Wichtige Impulse für den Goldpreis kommen immer stärker aus China.

In dieser Woche ging ein mit physischem Gold hinterlegter Fonds, der in der chinesischen Landeswährung gehandelt wird, an die Börse in Hongkong. Marktbeobachter berichten von einer zunächst schwachen Nachfrage.

Der US-Dollar ist nicht mehr die einzige Währung, in der Gold an den Börsen gehandelt wird. Die Chinesen forcieren Zug um Zug Gold-Transaktionen in der eigenen Handelswährung. Ein am Dienstag erstmals an der Börse in Hongkong in Yuan gehandelter Gold-ETF (Fonds mit physischer Gold-Deckung) fand jedoch keinen sehr regen Zuspruch, wie englische Nachrichtendienste melden.
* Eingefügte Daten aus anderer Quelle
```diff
@@ -1771,6 +1981,12 @@
   const bool split = fmt_split(fmt), f16 = st == ST_F16;
   const int ntn = (p.N + 255) >> 8, ntm = (p.M + 255) >> 8;
   const dim3 grid(ntm * ntn), block(512);
+  if (p.up2) {
+    if (!up2_eligible(p, fmt)) throw std::runtime_error("conv_gemm: a merged transposed conv runs on gemm16_up2_kernel only");
+    if (f16) DN_LAUNCH(gemm16_up2_kernel<1>, grid, block, 147456, s, p);
+    else DN_LAUNCH(gemm16_up2_kernel<0>, grid, block, 147456, s, p);
+    return;
+  }
   if (halo_eligible(p, fmt)) {
     if (split && p.splitk > 1) {
       if (p.sk_ws == nullptr || p.sk_cnt == nullptr || ((p.Cin >> 5) % p.splitk) != 0 || (p.Cin >> 5) / p.splitk < 2)
```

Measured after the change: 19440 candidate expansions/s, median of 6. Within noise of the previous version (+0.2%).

Ein Analyst erklärt die Zurückhaltung chinesischer Investoren gegenüber Fox Business News damit, dass das Anlageprodukt vielen noch nicht vertraut sei und es Zeit brauche, bis man in China die Vorteile dieses Investments erkenne, in dem Gold, der Yuan und ETF-Eigenschaften kombiniert seien.

Hintergrund: ETFs (Exchange Traded Funds) sind Wertpapiere, die frei an der Börse gehandelt werden. Jeder Anteilsschein eines solchen Fonds soll nach Vorschrift mit einer festgelegten Menge des Basiswertes physisch gedeckt sein. Der Kurs des ETFs bildet in der Regel den Kurs des Basiswertes ab. Viele Großinvestoren kaufen Gold-ETF-Anteile mit dem Ziel, in phyisches Gold zu investieren, ohne sich mit der Logistik (Beschaffung, Lagerung, Versicherung) beschäftigen zu müssen. Der weltweit größte Gold-ETF ist der SPDR Gold Trust. Laut den Angaben auf der Internetseite des Anbieters lagert der Fonds rund 1.280 Tonnen Gold für seine Anleger ein (Stand: Februar 2012).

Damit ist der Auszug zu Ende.